# convert from wall switch control to wall switch + thermostat?



## canadavenyc (Apr 23, 2020)

The previous homeowner of our house installed a gas fireplace that is turned on or off from what looks like a light switch on the wall, with an accompanying rotary fan control switch next to it in a double-gang arrangement. I'd like to add a thermostat, if possible, so that when I flip the wall switch ON, it will turn on the thermostat, which will turn the fireplace on and off as needed to maintain a particular room temperature; then when I flip the wall switch OFF, it will cut power and disable the thermostat.

The fireplace is a Kingsman Fireplaces unit, model number MDV31. Page 33 of the manual mentions that a thermostat can be hooked up, or a wall switch: https://kingsmanind.com/wp-content/uploads/31-Man17.pdf. The brochure, under "Thermostat:", says this: "Wall Mount Millivolt or Programmable Thermostat".

So just so I'm clear--how would I hook up a wall switch in series with the thermostat? It's been a while since I took the switch cover off to look at the wiring, but if I recall correctly, it's just a red and white wire going to the existing wall switch. So I take it those would connect to the thermostat instead? If so, then how does the switch get wired to that?


----------



## begreen (Apr 23, 2020)

The milivolt thermostat circuit is 100% independent of the 120V line voltage circuit. Don't combine the two! Just install a low voltage thermostat around the corner or somewhere in the room that is not facing the fireplace. The thermostat itself contains a low-voltage switch. If the thermostat is calling for heat and the fireplace is switched off then nothing happens until the fireplace is switched on by the current wall switch.


----------



## canadavenyc (Apr 23, 2020)

Hi, thanks very much for your reply. Sorry--I may have been unclear--there isn't any 120V line voltage happening. The "light switch" is just a switch that LOOKS like a light switch, but is apparently just a switch to turn the gas fireplace on/off--not hooked a 120V circuit.

The switch is in a good place to install a thermostat, so preferable (if possible) would be to install a thermostat right next to the wall switch.

So if I understand what you're saying: rather than wire the switch to the thermostat and then wire the thermostat to the fireplace, you're saying I should wire the fireplace *separately* to the thermostat and the switch, so that the switch and thermostat are not connected to each other but are both connected to the fireplace; correct?

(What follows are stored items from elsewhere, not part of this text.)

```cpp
template <int BN_, int MI, int STATS>
static int launch_halo_as(const NkGemmParams& p_in, hipStream_t stream) {
  NkGemmParams p = p_in;
  p.k_rotate = k_rotate_on(p.ga.C) ? 1 : 0;
  auto kern = nk_conv3x3_halo_kernel<BN_, MI, STATS>;
  nk_optin_lds((const void*)kern, HaloGeom<MI>::template smem<BN_>());
  const NkGather& g = p.ga;
  const long tiles = (long)p.halo_nb * ((g.W + CH_TW - 1) / CH_TW) * ((g.H + HaloGeom<MI>::TH - 1) / HaloGeom<MI>::TH) * (p.N / BN_);
  hipLaunchKernelGGL(kern, dim3((unsigned)tiles), dim3(HaloRing<BN_>::THREADS), HaloGeom<MI>::template smem<BN_>(), stream, p);
  if (BN_ == 160 && MI == 4) return nk_check_launch(STATS ? "nk_conv3x3_halo_kernel<160,8,stats=1>" : "nk_conv3x3_halo_kernel<160,8,stats=0>");
  if (BN_ == 160) return nk_check_launch(STATS ? "nk_conv3x3_halo_kernel<160,4,stats=1>" : "nk_conv3x3_halo_kernel<160,4,stats=0>");
  if (MI == 4) return nk_check_launch(STATS ? "nk_conv3x3_halo_kernel<128,8,stats=1>" : "nk_conv3x3_halo_kernel<128,8,stats=0>");
  return nk_check_launch(STATS ? "nk_conv3x3_halo_kernel<128,4,stats=1>" : "nk_conv3x3_halo_kernel<128,4,stats=0>");
}
template <int STATS>
static int launch_halo_s(const NkGemmParams& p, hipStream_t stream) {
  const int th = halo_tile_rows(p);
  const bool wide = halo_bn(p.N) == 160;
  if (th == 8) return wide ? launch_halo_as<160, 4, STATS>(p, stream) : launch_halo_as<128, 4, STATS>(p, stream);
  return wide ? launch_halo_as<160, 2, STATS>(p, stream) : launch_halo_as<128, 2, STATS>(p, stream);
}
static int launch_halo(const NkGemmParams& p, hipStream_t stream) {
  return p.stats_part ? launch_halo_s<1>(p, stream) : launch_halo_s<0>(p, stream);
}
static int halo_tiles_per_image(const NkGemmParams& p) {
  const int th = halo_tile_rows(p);
  if (!th) return 0;
  return ((p.ga.W + CH_TW - 1) / CH_TW) * ((p.ga.H + th - 1) / th);
}
```

Baseline: 25.81.

## Add self-pipelined single-group consumer loop for 8-row 128-column halo conv tile

For the producer-variant halo conv with 8-row tiles and 128 columns, the block drops from 12 to 8 waves. A single group of 4 consumer waves each covers all 128 columns, with the B-fragment LDS reads double-buffered against the MFMAs under explicit lgkmcnt waits. One barrier per tap is removed on the producer side. The epilogue is reorganised into lambdas so the consumer can process both column halves in sequence, with residual loads for the second half overlapped against the first. This is meant to hide LDS latency and cut per-tap synchronisation, at the cost of more accumulator registers per wave and fewer waves to cover latency.

Measured after the change: 25.90, median of 6. About the same (+0.4%).

```diff
diff --git a/neurosis_amd/csrc/conv_halo.h b/neurosis_amd/csrc/conv_halo.h
--- a/neurosis_amd/csrc/conv_halo.h
+++ b/neurosis_amd/csrc/conv_halo.h
@@ -25,7 +25,7 @@
 #define CH_NS 3
 #define CH_BSTAGE_DEEP 16384
 #define CH_NS_DEEP 4
-template <int BN_> struct HaloRing {
+template <int BN_, int MI_ = 2> struct HaloRing {
 #ifdef NK_HALO_FIRE_IN_M
   static constexpr bool DEEP = false;
 #else
@@ -40,8 +40,14 @@
   static constexpr bool PROD = DEEP;
 #endif
   static constexpr bool FIRE_IN_R = DEEP && !PROD;
-  static constexpr int THREADS = PROD ? 768 : 512;
-  static constexpr int WAVES_PER_SIMD = PROD ? 3 : 2;
+#ifdef NK_HALO_TWO_GROUP
+  static constexpr bool SP = false;
+#else
+  static constexpr bool SP = PROD && MI_ == 4;
+#endif
+  static constexpr int THREADS = SP ? 512 : (PROD ? 768 : 512);
+  static constexpr int WAVES_PER_SIMD = SP ? 2 : (PROD ? 3 : 2);
+  static constexpr int PW0 = SP ? 4 : 8;
 };
 #define CH_NPROD_W 3
 #define CH_NBW 6
@@ -89,18 +95,26 @@
   }
 };
 
+template <int R>
+__device__ __forceinline__ void halo_sp_read(bf16x8_t (&fa)[4], bf16x8_t (&fb)[8], const unsigned (&ra)[2], unsigned rb) {
+  if constexpr (R < 4) G2_RD128(fa[R], ra[R >> 1], (R & 1) * 2048);
+  else G2_RD128(fb[R - 4], rb, (R - 4) * 2048);
+}
+
 template <int BN_, int MI, int STATS>
-__global__ __launch_bounds__(HaloRing<BN_>::THREADS, HaloRing<BN_>::WAVES_PER_SIMD) void nk_conv3x3_halo_kernel(const NkGemmParams p) {
+__global__ __launch_bounds__((HaloRing<BN_, MI>::THREADS), (HaloRing<BN_, MI>::WAVES_PER_SIMD)) void nk_conv3x3_halo_kernel(const NkGemmParams p) {
   extern __shared__ __attribute__((aligned(16))) char smem[];
   using G = HaloGeom<MI>;
-  using R = HaloRing<BN_>;
+  using R = HaloRing<BN_, MI>;
   constexpr int HN = BN_ / 2, NJ = HN / 16;
   constexpr int RPW = G::RPW, HPW = G::HPW, HBUF = G::HBUF;
   constexpr int HLAST = 6;
   const int tid = threadIdx.x, lane = tid & 63;
   const int wave = __builtin_amdgcn_readfirstlane(tid >> 6);
   const int grp = wave >> 2, wq = wave & 3;
-  constexpr bool PROD = HaloRing<BN_>::PROD;
+  constexpr bool PROD = R::PROD;
+  constexpr bool SP = R::SP;
+  constexpr int PW0 = R::PW0;
   const bool hwave = !PROD && wave >= CH_NBW;
   CH_STAMP(0);
 
@@ -144,16 +158,16 @@
   };
 
   using WB = HaloWeights<BN_, PROD ? CH_NPROD_W : CH_NBW>;
-  const int sw = PROD ? wave - 8 : wave;
+  const int sw = PROD ? wave - PW0 : wave;
   WB wb;
-  if (!PROD || wave >= 8) wb.init(p.B, p.ldb, Cout, n0, sw, lane);
+  if (!PROD || wave >= PW0) wb.init(p.B, p.ldb, Cout, n0, sw, lane);
   const long adv_tap = Cin, adv_slab = 64 - 8l * Cin;
   const int s0 = p.k_rotate ? (xcd * nslab) >> 3 : 0;
   const long adv_wrap = 64 - 9l * Cin;
 #define CH_BAR() __builtin_amdgcn_sched_barrier(0); __builtin_amdgcn_s_barrier(); __builtin_amdgcn_sched_barrier(0)
   if constexpr (PROD) {
-    if (wave >= 8) {
-      const int pw = wave - 8;
+    if (wave >= PW0) {
+      const int pw = wave - PW0;
       const bool halo_wave = pw == CH_NPROD_W;
       const int npw = WB::pieces(pw);
       if (halo_wave) {
@@ -180,7 +194,8 @@
           constexpr int tap = decltype(tapc)::value;
           constexpr int tap2 = (tap + 2) % 9;
           if (!halo_wave) wb.fire_next(t + 2 < nk, tap2 == 8 ? adv_end : adv_tap, ring + sn, pw);
-          CH_BAR();
+          CH_KSTAMP(t, 1);
+          if constexpr (!SP) { CH_BAR(); }
           if (halo_wave) {
             if (more) {
               constexpr int cnt = ch_count(HPP, HLAST, tap), st = ch_start(HPP, HLAST, tap);
@@ -192,7 +207,9 @@
             if (npw == 6) asm volatile("s_waitcnt vmcnt(6)" ::: "memory");
             else asm volatile("s_waitcnt vmcnt(5)" ::: "memory");
           }
+          CH_KSTAMP(t, 4);
           CH_BAR();
+          CH_KSTAMP(t + 1, 0);
           sn += R::BST; if (sn == R::NS * R::BST) sn = 0;
           ++t;
         };
@@ -217,17 +234,107 @@
     }
   }
 
-  FragG2<OP_KC, BN_, NJ> fb;
-  fb.init(lds0 + 2 * HBUF, grp * HN, lane);
+  constexpr int NJA = SP ? 2 * NJ : NJ;
   const int hpl = wq * RPW * CH_HW + (lane & 15);
   const int cl4 = lane >> 4;
   const int g4 = lane >> 4;
-  const int nb = n0 + grp * HN;
-  float4_t acc[MI][NJ];
+  float4_t acc[MI][NJA];
 #pragma unroll
   for (int i = 0; i < MI; ++i)
 #pragma unroll
-    for (int j = 0; j < NJ; ++j) acc[i][j] = (float4_t){0.f, 0.f, 0.f, 0.f};
+    for (int j = 0; j < NJA; ++j) acc[i][j] = (float4_t){0.f, 0.f, 0.f, 0.f};
+  if constexpr (SP) {
+    static_assert(MI == 4 && NJ == 4, "the self-pipelined loop is written for the 8-row 128-column tile");
+    __builtin_amdgcn_s_setprio(1);
+    FragG2<OP_KC, BN_, NJA> fbs;
+    fbs.init(lds0 + 2 * HBUF, 0, lane);
+    bf16x8_t fA[2][MI], fB[2][NJA];
+    unsigned rA[RPW], rB;
+    unsigned nA1[RPW];
+    auto tap_addr = [&](auto tapc, unsigned hb) {
+      constexpr int tap = decltype(tapc)::value, dy = tap / 3, dx = tap % 3;
+      int hpv = hpl;
+      asm volatile("" : "+v"(hpv));
+#pragma unroll
+      for (int r = 0; r < RPW; ++r) {
+        const int hp = hpv + (r + dy) * CH_HW + dx;
+        const unsigned ar = (unsigned)(hp * 128 + ((cl4 ^ (hp & 7)) << 4));
+        rA[r] = hb + ar;
+        nA1[r] = hb + (ar ^ 64u);
+      }
+    };
+    auto rd = [&](auto par_tag, auto r_tag) { halo_sp_read<decltype(r_tag)::value>(fA[decltype(par_tag)::value], fB[decltype(par_tag)::value], rA, rB); };
+    auto column = [&](auto cur_tag, auto j_tag) {
+      constexpr int CUR = decltype(cur_tag)::value, j = decltype(j_tag)::value, NXT = 1 - CUR;
+      constexpr int allow = j == 0 ? NJA - 1 : (NJA - 1 - j) + 2 * (j - 1);
+      static_assert(allow <= 15, "lgkmcnt is a 4-bit counter");
+      if constexpr (j == 0)
+        asm volatile("s_waitcnt lgkmcnt(%5)" : "+v"(fA[CUR][0]), "+v"(fA[CUR][1]), "+v"(fA[CUR][2]), "+v"(fA[CUR][3]), "+v"(fB[CUR][0]) : "n"(allow));
+      else
+        asm volatile("s_waitcnt lgkmcnt(%1)" : "+v"(fB[CUR][j]) : "n"(allow));
+      __builtin_amdgcn_sched_barrier(0);
+      constexpr bool ISSUE = j >= 1 && j <= 6;
+      acc[0][j] = __builtin_amdgcn_mfma_f32_16x16x32_bf16(fB[CUR][j], fA[CUR][0], acc[0][j], 0, 0, 0);
+      if constexpr (ISSUE) rd(std::integral_constant<int, NXT>{}, std::integral_constant<int, ISSUE ? 2 * (j - 1) : 0>{});
+      acc[1][j] = __builtin_amdgcn_mfma_f32_16x16x32_bf16(fB[CUR][j], fA[CUR][1], acc[1][j], 0, 0, 0);
+      __builtin_amdgcn_sched_barrier(0);
+      acc[2][j] = __builtin_amdgcn_mfma_f32_16x16x32_bf16(fB[CUR][j], fA[CUR][2], acc[2][j], 0, 0, 0);
+      if constexpr (ISSUE) rd(std::integral_constant<int, NXT>{}, std::integral_constant<int, ISSUE ? 2 * (j - 1) + 1 : 0>{});
+      acc[3][j] = __builtin_amdgcn_mfma_f32_16x16x32_bf16(fB[CUR][j], fA[CUR][3], acc[3][j], 0, 0, 0);
+      __builtin_amdgcn_sched_barrier(0);
+    };
+    auto columns_1_7 = [&](auto cur_tag) {
+      column(cur_tag, std::integral_constant<int, 1>{}); column(cur_tag, std::integral_constant<int, 2>{}); column(cur_tag, std::integral_constant<int, 3>{});
+      column(cur_tag, std::integral_constant<int, 4>{}); column(cur_tag, std::integral_constant<int, 5>{}); column(cur_tag, std::integral_constant<int, 6>{});
+      column(cur_tag, std::integral_constant<int, 7>{});
+    };
+
+    CH_BAR();
+    CH_STAMP(1); CH_STAMP_RT(4);
+    unsigned so = 0;
+    tap_addr(std::integral_constant<int, 0>{}, lds0);
+    rB = fbs.a[0];
+    rd(std::integral_constant<int, 0>{}, std::integral_constant<int, 0>{}); rd(std::integral_constant<int, 0>{}, std::integral_constant<int, 1>{});
+    rd(std::integral_constant<int, 0>{}, std::integral_constant<int, 2>{}); rd(std::integral_constant<int, 0>{}, std::integral_constant<int, 3>{});
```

If so, I'm not sure that would work--the manual says "Only one on/off device (manual on/off, remote control, or hard wired thermostat) should be connected to the appliance at any one time, this is most important when installing an insert or stove as the on/off rocker switch is installed at the factory."  That sounds that would prevent your solution from working, wouldn't it?

Not sure if it helps any, but here's what the manual shows for hooking up a thermostat:


----------



## begreen (Apr 23, 2020)

Low voltage wiring is not supposed to be in the same box as high voltage. What I suspect is in the double gang box, if wired correctly, is the blower rheostat and a power switch that switches a receptacle into which the blower plugs in. This is illustrated on page 24 of the manual. The low-voltage thermostat circuit should be completely independent.


----------